─── Data listing ───

static int device_setup(int dev) {
    static std::mutex mu;
    static int sm_count[PB200_MAX_DEVICES] = {0};
    std::lock_guard<std::mutex> lk(mu);
    if (dev >= 0 && dev < PB200_MAX_DEVICES && sm_count[dev] > 0) return sm_count[dev];
    int sms = 0;
    CUDA_CHECK(cudaDeviceGetAttribute(&sms, cudaDevAttrMultiProcessorCount, dev));
    const int max_smem = (1 << 13) * 16 + 1024;
    CUDA_CHECK(cudaFuncSetAttribute(stage_d2_kernel<true, true>, cudaFuncAttributeMaxDynamicSharedMemorySize, max_smem));
    CUDA_CHECK(cudaFuncSetAttribute(stage_d2_kernel<true, false>, cudaFuncAttributeMaxDynamicSharedMemorySize, max_smem));
    CUDA_CHECK(cudaFuncSetAttribute(stage_d2_kernel<false, false>, cudaFuncAttributeMaxDynamicSharedMemorySize, max_smem));
#define PB200_RB_ATTR(TB, RB)                                                                                                            \
    CUDA_CHECK(cudaFuncSetAttribute(stage_d2_rb_kernel<true, true, TB, RB>, cudaFuncAttributeMaxDynamicSharedMemorySize, max_smem));   \
    CUDA_CHECK(cudaFuncSetAttribute(stage_d2_rb_kernel<true, false, TB, RB>, cudaFuncAttributeMaxDynamicSharedMemorySize, max_smem));  \
    CUDA_CHECK(cudaFuncSetAttribute(stage_d2_rb_kernel<false, false, TB, RB>, cudaFuncAttributeMaxDynamicSharedMemorySize, max_smem));
    PB200_RB_ATTR(11, 2) PB200_RB_ATTR(11, 3) PB200_RB_ATTR(12, 2) PB200_RB_ATTR(12, 3)
#undef PB200_RB_ATTR
    CUDA_CHECK(cudaFuncSetAttribute(stage_d2_taylor_kernel<true, true, 11, 3>, cudaFuncAttributeMaxDynamicSharedMemorySize, 2048 * 16 + 256));
    CUDA_CHECK(cudaFuncSetAttribute(stage_d2_taylor_kernel<true, false, 11, 3>, cudaFuncAttributeMaxDynamicSharedMemorySize, 2048 * 16 + 256));
    CUDA_CHECK(cudaFuncSetAttribute(stage_d2_taylor_kernel<false, false, 11, 3>, cudaFuncAttributeMaxDynamicSharedMemorySize, 2048 * 16 + 2048));
    CUDA_CHECK(cudaFuncSetAttribute(stage_d2_fwd_kernel<true, 11, 3>, cudaFuncAttributeMaxDynamicSharedMemorySize, 2 * 2048 * 16 + 256));
    CUDA_CHECK(cudaFuncSetAttribute(stage_d2_fwd_kernel<false, 11, 3>, cudaFuncAttributeMaxDynamicSharedMemorySize, 2 * 2048 * 16 + 256));
    if (dev >= 0 && dev < PB200_MAX_DEVICES) sm_count[dev] = sms;
    return sms;
}

struct DriveTables {
    std::vector<PiecewiseCubic<cplx>> coef;
    std::vector<PiecewiseCubic<double>> det;
    std::vector<double> coef_scale, det_scale;
};

struct Plan {
    pb200_plan_desc desc;
    std::vector<double> times;
    int n = 0, dim = 0, B = 1;
    long long D = 0;
    int n_drives = 0;
    cudaStream_t stream = nullptr;
    bool own_stream = false;
    c2* buf[3] = {nullptr, nullptr, nullptr};
    c2* aux[6] = {nullptr, nullptr, nullptr, nullptr, nullptr, nullptr};
    int cur = 0;
    double* dint = nullptr;
    bool dint_shared = true;
    bool has_interaction = false;
    double* d_table = nullptr;
    size_t d_table_cap = 0;
    double* d_scratch = nullptr;
    std::vector<std::vector<DriveTables>> tabs;
    std::vector<std::vector<bool>> tabs_set;
    std::vector<double> dmin_cnt, dmax_cnt;
    std::vector<double> dmin_traj, dmax_traj;
    bool state_set = false;
    int tile_bits = 12;
    int max_extra = 3;
    int sm_count = 148;
    bool force_v1 = false;
    int reg_bits = 3;
    bool use_dual = true;
    std::vector<std::vector<cplx>> diss_gen;
    c2* kry = nullptr; int kry_cap = 0;
    double* d_kry = nullptr;
    int m_last = 8;
    bool use_krylov = false;
    long long kry_iters = 0;
    bool has_diss = false;
    std::vector<std::vector<cplx>> jump_ops;
    std::vector<std::vector<double>> jump_ldl;
    std::vector<std::vector<cplx>> jump_ldl_full;
    bool jump_diag = true;
    bool has_collapse = false;
    double* d_xy = nullptr; bool xy_shared = true; bool has_xy = false; int xy_u = 0, xy_d = 1;
// ... 1047 lines not shown
            for (int dgt = 0; P.jump_diag && dgt < P.dim; ++dgt) {
                CUDA_CHECK(cudaMemsetAsync(d_occ, 0, sizeof(double) * P.n, P.stream));
                const long long nb = std::min<long long>((P.D + 255) / 256, (long long)P.sm_count * 4);
                occupation_kernel<<<(unsigned)std::max<long long>(nb, 1), 256, sizeof(double) * P.n, P.stream>>>(
                    psi, d_occ, P.D, P.n, P.dim, dgt);
                CUDA_CHECK(cudaMemcpyAsync(occ.data() + (size_t)dgt * P.n, d_occ, sizeof(double) * P.n, cudaMemcpyDeviceToHost, P.stream));
            }
            CUDA_CHECK(cudaStreamSynchronize(P.stream));
            for (size_t op = 0; P.jump_diag && op < P.jump_ops.size(); ++op)
                for (int k = 0; k < P.n; ++k) {
                    double wv = 0.0;
                    for (int dgt = 0; dgt < P.dim; ++dgt) wv += P.jump_ldl[op][dgt] * occ[(size_t)dgt * P.n + k];
                    wts[op * P.n + k] = wv; tot += wv;
                }
            if (tot <= 0.0) { P.thresholds[tr] = uni(P.rng); continue; }
            double x = uni(P.rng) * tot; size_t sel = 0;
            for (; sel + 1 < wts.size(); ++sel) { x -= wts[sel]; if (x <= 0.0) break; }
            const size_t op = sel / P.n; const int k = (int)(sel % P.n);
            QuditOp qo{};
            for (int q = 0; q < P.dim * P.dim; ++q) qo.m[q] = {P.jump_ops[op][q].real(), P.jump_ops[op][q].imag()};
            long long stq = 1;
            for (int q = 0; q < P.n - 1 - k; ++q) stq *= P.dim;
            const double scale = 1.0 / std::sqrt(std::max(wts[sel], 1e-300));
            const long long nb = std::min<long long>((P.D / P.dim + 255) / 256, (long long)P.sm_count * 8);
            qudit_op_kernel<<<(unsigned)std::max<long long>(nb, 1), 256, 0, P.stream>>>(psi, P.D, P.dim, stq, scale, qo);
            CUDA_CHECK(cudaGetLastError());
            st.n_launches += 1 + P.dim;
            P.thresholds[tr] = uni(P.rng);
            P.jump_count[tr] += 1;
        }
        t = b;
    }
    norms2();
    for (int tr = 0; tr < P.B; ++tr) {
        if (norms[tr] <= 0.0) continue;
        const double sc = 1.0 / std::sqrt(norms[tr]);
        scale_kernel<<<(unsigned)std::max<long long>(blocks, 1), 256, 0, P.stream>>>(P.buf[P.cur] + (size_t)tr * P.D, P.D, sc);
        P.thresholds[tr] /= norms[tr];
        P.thresholds[tr] = std::min(P.thresholds[tr], 1.0);
    }
    CUDA_CHECK(cudaGetLastError());
    pool_free(P.desc.device, d_occ);
    CUDA_CHECK(cudaEventRecord(ev1, P.stream));
    CUDA_CHECK(cudaEventSynchronize(ev1));
    float ms = 0.f;
    CUDA_CHECK(cudaEventElapsedTime(&ms, ev0, ev1));
    st.gpu_ms = ms; st.integrator = 1; st.mean_step_samples = K;
    if (stats) *stats = st;
}
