__device__ __forceinline__ void render_env(const ObsTables &T, const uint2 *lut8, const ExactTables *ex, const DrawWords w,
                                           const RowConst &rc, unsigned short *m16, unsigned long long *fixrows, uint8_t *out, int lane) {
    const int j0 = (w.flags >> 1) & 127;
    const unsigned char *pipe_bytes = reinterpret_cast<const unsigned char *>(&T.pipeObs[0][0][0]);
    const unsigned char *bird_bytes = reinterpret_cast<const unsigned char *>(&T.birdObs[0][0][0]) + w.bird;
    unsigned long long m[3];
#pragma unroll
    for (int it = 0; it < 3; it++) {
        unsigned long long v = 1ull << 63;
#pragma unroll
        for (int k = 0; k < 3; k++) {
            const unsigned c = (unsigned)(rc.sx[it] - w.px[k] + 1);
            if (c < 54u) v |= *reinterpret_cast<const unsigned long long *>(pipe_bytes + c * 320u + rc.tab[it] + w.goff[k]);
        }
        m[it] = v;
    }
    if (lane >= 16 && lane < 16 + kBirdRows) m[0] |= (unsigned long long)bird_bytes[lane - 16] << j0;
    if (w.flags & 1) {
        DrawList d;
        d.y = (int16_t)((w.flags >> 8) & 4095); d.pidx = (uint8_t)((w.flags >> 20) & 3); d.np_mixed = (uint8_t)(((w.flags >> 24) & 15) | 16);
#pragma unroll
        for (int k = 0; k < 3; k++) { d.px[k] = (int16_t)(w.px[k] == 9999 ? 0 : w.px[k]); d.gap[k] = (uint8_t)(w.goff[k] >> 3); d.pad[k] = 0; }
        if (lane >= 16 && lane < 16 + kBirdRows) fixrows[lane - 16] = m[0];
        __syncwarp();
#pragma unroll 1
        for (int q = 0; q < 3; q++) {
            int idx = q * 32 + lane, r = idx >> 3, j = j0 + (idx & 7);
            int bit = 0;
            if (r < kBirdRows && j < kBaseJ) bit = exact_obs_bit(ex, d, 0, false, 16 + r, j);
            unsigned bal = __ballot_sync(0xFFFFFFFFu, bit);
            int rr = 4 * q + lane;
            if (lane < 4 && rr < kBirdRows) fixrows[rr] = obs_row_fix(fixrows[rr], (bal >> (8 * lane)) & 0xFFu, j0);
        }
        __syncwarp();
        if (lane >= 16 && lane < 16 + kBirdRows) m[0] = fixrows[lane - 16];
    }
#pragma unroll
    for (int it = 0; it < 3; it++) {
        const int i = lane + 32 * it;
        if (i < kObs) {
            unsigned short *row = m16 + 5 * i;
            row[0] = (unsigned short)m[it]; row[1] = (unsigned short)(m[it] >> 16);
            row[2] = (unsigned short)(m[it] >> 32); row[3] = (unsigned short)(m[it] >> 48);
        }
    }
    __syncwarp();
    const unsigned short *mine = m16 + lane;
    uint4 *dst = reinterpret_cast<uint4 *>(out) + lane;
#pragma unroll
    for (int it = 0; it < 13; it++) {
        if (it < 12 || lane < kChunks - 32 * 12) {
            const uint32_t bits = mine[32 * it];
            const uint2 a = lut8[bits & 255u], b = lut8[bits >> 8];
            __stcs(dst + 32 * it, make_uint4(a.x, a.y, b.x, b.y));
        }
    }
    __syncwarp();
}

constexpr int kStepThreads = 256, kStepWarps = kStepThreads / 32;

__global__ void __launch_bounds__(kStepThreads, 4) env_step_kernel(const StepArgs a) {
    extern __shared__ __align__(16) unsigned char t_raw[];
    ObsTables &T = *reinterpret_cast<ObsTables *>(t_raw);
    __shared__ __align__(16) HitTables H;
    __shared__ DrawWords dw[kStepWarps][32];
    __shared__ __align__(16) unsigned short m16[kStepWarps][kChunks + 8];
    __shared__ unsigned long long fixrows[kStepWarps][kBirdRows + 1];
    __shared__ uint2 lut8[256];
    const int tid = threadIdx.x, warp = tid >> 5, lane = tid & 31;
    asm volatile("griddepcontrol.launch_dependents;");
    lut8[tid] = make_uint2(expand4(tid & 15u), expand4(tid >> 4));

    {
        const uint4 *srcH = reinterpret_cast<const uint4 *>(a.ex);
        uint4 *dstH = reinterpret_cast<uint4 *>(&H);
        for (int k = tid; k < (int)(sizeof(HitTables) / 16); k += kStepThreads) dstH[k] = __ldg(srcH + k);
    }
    if (a.ring) {
        const uint4 *src = reinterpret_cast<const uint4 *>(a.obs_tab);
        uint4 *dstT = reinterpret_cast<uint4 *>(&T);
        for (int k = tid; k < (int)(sizeof(ObsTables) / 16); k += kStepThreads) dstT[k] = __ldg(src + k);
    }
    __syncthreads();
    asm volatile("griddepcontrol.wait;" ::: "memory");

    RowConst rc;
#pragma unroll
    for (int it = 0; it < 3; it++) {
        const int i = min(lane + 32 * it, kObs - 1);
        rc.sx[it] = T.sx[i]; rc.tab[it] = (i - 5 * ((i * 205) >> 10)) * 64;
    }
    for (int i = lane; i < kObs; i += 32) m16[warp][5 * i + 4] = 0xFFFFu;
    __syncwarp();
    const long long W = (long long)gridDim.x * kStepWarps, w = (long long)blockIdx.x * kStepWarps + warp;
    const int lo = (int)((long long)a.n * w / W), hi = (int)((long long)a.n * (w + 1) / W);
    for (int base = lo; base < hi; base += 32) {
        const int e_mine = base + lane;
        const bool have = e_mine < hi;
        const int n_here = min(32, hi - base);
        EnvState s;
        GapSource gs;
        if (have) {
            const uint4 *sp = reinterpret_cast<const uint4 *>(a.state + e_mine);
            uint4 v0 = sp[0], v1 = sp[1];
            *reinterpret_cast<uint4 *>(&s) = v0;
            *(reinterpret_cast<uint4 *>(&s) + 1) = v1;
            gs.script = a.gaps ? a.gaps + (size_t)e_mine * a.gaps_len : nullptr;
            gs.script_len = a.gaps_len;
            gs.seed = a.seed; gs.env_id = a.first_id + (uint64_t)e_mine;
        }
        for (int step = 0; step < a.n_steps; step++) {
            if (have && a.draw_only) dw[warp][lane] = to_words(T, make_draw_list(s));
            if (have && !a.draw_only) {
                int act;
                const size_t o = (size_t)step * a.n + e_mine;
                if (a.actions) {
                    act = a.actions[o];
                    if (act > 1) { atomicOr(a.err_flag, 1); act = 0; }
                } else {
                    act = stream_word(a.act_seed, 1u, gs.env_id, a.first_step + (uint32_t)step) < a.flap_threshold ? 1 : 0;
                    if (a.actions_out) a.actions_out[o] = (uint8_t)act;
                }
                float rew; uint8_t term; int32_t sc;
                env_step(s, act, gs, &H, rew, term, sc);
                if (a.reward) a.reward[o] = rew;
                if (a.terminal) a.terminal[o] = term;
                if (a.score) a.score[o] = sc;
                if (a.ring) dw[warp][lane] = to_words(T, make_draw_list(s));
            }
            if (a.ring) {
                const int slot = (a.ring_slot + step) % a.ring_len;
                __syncwarp();
                for (int e = 0; e < n_here; e++) {
                    uint8_t *out = a.ring + ((size_t)(base + e) * a.ring_len + slot) * (size_t)FB_FRAME_BYTES;
                    render_env(T, lut8, a.ex, dw[warp][e], rc, m16[warp], fixrows[warp], out, lane);
                }
                __syncwarp();
            }
        }
        if (have) {
            uint4 *sp = reinterpret_cast<uint4 *>(a.state + e_mine);
            sp[0] = *reinterpret_cast<uint4 *>(&s);
            sp[1] = *(reinterpret_cast<uint4 *>(&s) + 1);
        }
    }
}
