__host__ __device__ constexpr int w3_nch(int G) { return G == 4 ? 5 : 4; }
__host__ __device__ constexpr int w3_prod(int G, int c) {
    return G < 4 ? 5 * ((G >> 1) + 2 * (c >> 1)) + (G & 1) + 2 * (c & 1)
         : G == 4 ? (c < 2 ? 5 * (1 + 2 * c) + 4 : c < 4 ? 20 + 1 + 2 * (c - 2) : 24)
                  : (c < 2 ? 5 * (2 * c) + 4 : 20 + 2 * (c - 2));
}
__host__ __device__ constexpr bool w3_direct(int pp) { return f22_o1(pp / 5) < 0 && f22_o1(pp % 5) < 0; }
__host__ __device__ constexpr int w3_view(int pp) { return 3 * f22_view(pp / 5) + f22_view(pp % 5); }
__host__ __device__ constexpr int w3_mat(int pp) { return 4 * f22_wt(pp / 5) + f22_wt(pp % 5); }
__host__ __device__ constexpr bool w3_hits(int pp, int o) {
    const int r = o >> 2, c = o & 3, pr = pp / 5, pc = pp % 5;
    return (r == f22_o0(pr) || r == f22_o1(pr)) && (c == f22_o0(pc) || c == f22_o1(pc));
}
__host__ __device__ constexpr bool w3_seen(int G, int c, int o) {
    for (int g = 0; g < G; ++g)
        for (int k = 0; k < w3_nch(g); ++k) if (w3_hits(w3_prod(g, k), o)) return true;
    if (!w3_direct(w3_prod(G, c)))
        for (int k = 0; k < w3_nch(G); ++k)
            if ((w3_direct(w3_prod(G, k)) || k < c) && w3_hits(w3_prod(G, k), o)) return true;
    return false;
}
__host__ __device__ constexpr bool w3_uses_view(int G, int vi) {
    for (int k = 0; k < w3_nch(G); ++k) if (w3_view(w3_prod(G, k)) == vi) return true;
    return false;
}
__host__ __device__ constexpr bool f22_in(int a, int r) { return a == 0 ? r <= 1 : (a == 1 ? r == 1 : r >= 1); }
__host__ __device__ constexpr bool w3_reads(int G, int r, int c) {
    for (int vi = 0; vi < 9; ++vi) if (w3_uses_view(G, vi) && f22_in(vi / 3, r) && f22_in(vi % 3, c)) return true;
    return false;
}

constexpr int DA_PS = 17;
constexpr int DA_BIAS = 273 * DA_PS;

__host__ __device__ constexpr int wino_i0(int a) { return a == 0 ? 0 : (a == 2 ? 2 : 1); }
__host__ __device__ constexpr int wino_i1(int a) { return a == 0 ? 2 : (a == 1 ? 2 : (a == 2 ? 1 : 3)); }
__host__ __device__ constexpr float wino_s1(int a) { return a == 1 ? 1.0f : -1.0f; }
__host__ __device__ constexpr float wino_at(int r, int a) { return r == 0 ? (a < 3 ? 1.0f : 0.0f) : (a == 0 ? 0.0f : (a == 1 ? 1.0f : -1.0f)); }
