#ifndef BPC_GRID
#define BPC_GRID (256 * BPC_OCC)
#endif
#ifndef BPC_OCC
#define BPC_OCC 3
#endif
template <int CT>
__global__ __launch_bounds__(256, BPC_OCC) void k_layer_apply_bpc(const float* __restrict__ in, const float* __restrict__ Zg,
                                                           const float* __restrict__ wfold, const float* __restrict__ bias,
                                                           const float* __restrict__ in_slope, float* __restrict__ out, int B) {
  constexpr int Ci = 16 * CT, Co = 64, CoP = Co, NG = 2 * CT;
  extern __shared__ __attribute__((aligned(16))) float lds[];
  float* r1 = lds;
  float* r2 = lds + 32 * LD;
  const int tid = threadIdx.x, lane = tid & 63;
  const int wave = __builtin_amdgcn_readfirstlane(tid >> 6);
  auto geo = [&]() {
    int l = lane;
    asm volatile("" : "+v"(l));
    return Lane{l & 15, l >> 4};
  };
  Lane L = geo();
  const bool pre = in_slope != nullptr;
  const float a_in = pre ? in_slope[0] : 0.f;
  const BufRes wres = make_res(wfold, 2 * Ci * CoP * 4u);
  const BufRes bres = make_res(bias, CoP * 4u);
  auto clip_res = [&](const float* base, int c, int rows) {
    const bool in_range = c < B;
#ifdef COSKAD_HOT
    return make_res(base + (size_t)(in_range ? (c & 63) : 0) * rows * TV, in_range ? rows * TV * 4u : 0u);
#else
    return make_res(base + (size_t)(in_range ? c : 0) * rows * TV, in_range ? rows * TV * 4u : 0u);
#endif
  };
  constexpr int Q4 = 4 * (TV / 4);
  const bool stg = tid < Q4;
  const int srow = tid / (TV / 4), scol = 4 * (tid - srow * (TV / 4));
  const int svoff = stg ? tid * 16 : 0x7ffffff0;
#ifndef BPC_DEPTH
#define BPC_DEPTH 2
#endif
  constexpr int DEPTH = BPC_DEPTH;
  float4 gq[DEPTH][4];
  auto qload = [&](const BufRes& res, int row0, int q) { return buf_load4(res, svoff, (row0 + 4 * q) * (TV / 4) * 16); };
  auto qstore = [&](int q, float4 v, bool act) {
    if (act) { v.x = prelu(v.x, a_in); v.y = prelu(v.y, a_in); v.z = prelu(v.z, a_in); v.w = prelu(v.w, a_in); }
    if (stg) *reinterpret_cast<float4*>(r2 + (4 * q + srow) * LDW + scol) = v;
  };

  int clip = blockIdx.x;
  {
    const BufRes z0 = clip_res(Zg, clip, Ci), x0 = clip_res(in, clip, Ci);
#pragma unroll
    for (int q = 0; q < 4; ++q) {
      gq[0][q] = qload(z0, 0, q);
      if (DEPTH == 2) gq[DEPTH - 1][q] = CT > 1 ? qload(z0, 16, q) : qload(x0, 0, q);
    }
  }
  for (; clip < B; clip += gridDim.x) {
    const BufRes xres = clip_res(in, clip, Ci), zres = clip_res(Zg, clip, Ci), ores = clip_res(out, clip, Co);
    const BufRes znext = clip_res(Zg, clip + gridDim.x, Ci), xnext = clip_res(in, clip + gridDim.x, Ci);
    auto vload = [&](int vg, int q) {
      const bool nxt = vg >= NG;
      const int g = nxt ? vg - NG : vg;
      return g < CT ? qload(nxt ? znext : zres, 16 * g, q) : qload(nxt ? xnext : xres, 16 * (g - CT), q);
    };
    L = geo();
    const int jc = L.j < T ? L.j : T - 1;
    f32x4 acc[NTILE];
#pragma unroll
    for (int t = 0; t < NTILE; ++t) acc[t] = f32x4{0.f, 0.f, 0.f, 0.f};
#pragma unroll
    for (int q = 0; q < 4; ++q) {
      qstore(q, gq[0][q], false);
      gq[0][q] = vload(DEPTH, q);
    }
    const int lq = (L.q * CoP + 16 * wave + L.j) * 4;
    float wc[2][4];
#pragma unroll
    for (int s = 0; s < 4; ++s) wc[0][s] = buf_load1(wres, lq, (4 * s) * CoP * 4);
    __syncthreads();
#ifndef BPC_BDBL
#define BPC_BDBL 0
#endif
    float b[1 + BPC_BDBL][NTILE];
#pragma unroll
    for (int t = 0; t < NTILE; ++t) b[0][t] = r2[L.q * LDW + (t < T ? t * V + L.j : jc * V + 16)];
#pragma unroll
    for (int g = 0; g < NG; ++g) {
      if (g + 1 < NG) {
#pragma unroll
        for (int s = 0; s < 4; ++s) wc[(g + 1) & 1][s] = buf_load1(wres, lq, ((16 * (g + 1) + 4 * s) * CoP) * 4);
      }
#pragma unroll
      for (int s = 0; s < 4; ++s) {
        if (BPC_BDBL && (s + 1 < 4 || g + 1 < NG)) {
          const int sn = (s + 1) & 3;
#pragma unroll
          for (int t = 0; t < NTILE; ++t) b[(s + 1) & 1][t] = r2[(4 * sn + L.q) * LDW + (t < T ? t * V + L.j : jc * V + 16)];
        }
        if (g + 1 < NG || s == 0) __syncthreads();
        if (g + 1 < NG) {
          qstore(s, gq[(g + 1) % DEPTH][s], g + 1 >= CT && pre);
          if (DEPTH == 2 || g + 2 < NG) gq[(g + 1) % DEPTH][s] = vload(g + 1 + DEPTH, s);
        }
#pragma unroll
        for (int t = 0; t < NTILE; ++t) acc[t] = mfma(wc[g & 1][s], b[BPC_BDBL ? (s & 1) : 0][t], acc[t]);
        if (!BPC_BDBL && (s + 1 < 4 || g + 1 < NG)) {
          const int sn = (s + 1) & 3;
#pragma unroll
          for (int t = 0; t < NTILE; ++t) b[0][t] = r2[(4 * sn + L.q) * LDW + (t < T ? t * V + L.j : jc * V + 16)];
        }
      }
    }
    if (DEPTH == 1) {
#pragma unroll
      for (int q = 0; q < 4; ++q) gq[0][q] = vload(NG, q);
    }
    L = geo();
    const float4 b4 = buf_load4(bres, L.q * 16, (16 * wave) * 4);
    const f32x4 bq = {b4.x, b4.y, b4.z, b4.w};
    const int jf = L.j < T ? L.j : T - 1;
#pragma unroll
    for (int rnd = 0; rnd < 2; ++rnd) {
      if ((wave >> 1) == rnd) {
#pragma unroll
        for (int t = 0; t < NTILE; ++t)
          tile_store(r1, 16 * (wave & 1), t < T ? t * V + L.j : jf * V + 16, t < T || L.j < T, acc[t] + bq, L);
      }
      __syncthreads();
      constexpr int n4 = 32 * (TV / 4);
#pragma unroll
      for (int i = 0; i < (n4 + 255) / 256; ++i) {
        const int e4 = tid + 256 * i;
        const bool ok = e4 < n4;
        const int row = e4 / (TV / 4), col = 4 * (e4 - row * (TV / 4));
        const float* p = r1 + (ok ? row * LD + col : PADCOL);
        const float2 g0 = *reinterpret_cast<const float2*>(p), g1 = *reinterpret_cast<const float2*>(p + 2);
        buf_store4(ores, ok ? e4 * 16 : 0x7ffffff0, (32 * rnd) * (TV / 4) * 16, float4{g0.x, g0.y, g1.x, g1.y});
      }
      __syncthreads();
    }
  }
}

}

───

Every line in the listing above that mentions "extern" should be returned.

→ Exercise response
    extern __shared__ __align__(16) unsigned char t_raw[];
  extern __shared__ __attribute__((aligned(16))) float lds[];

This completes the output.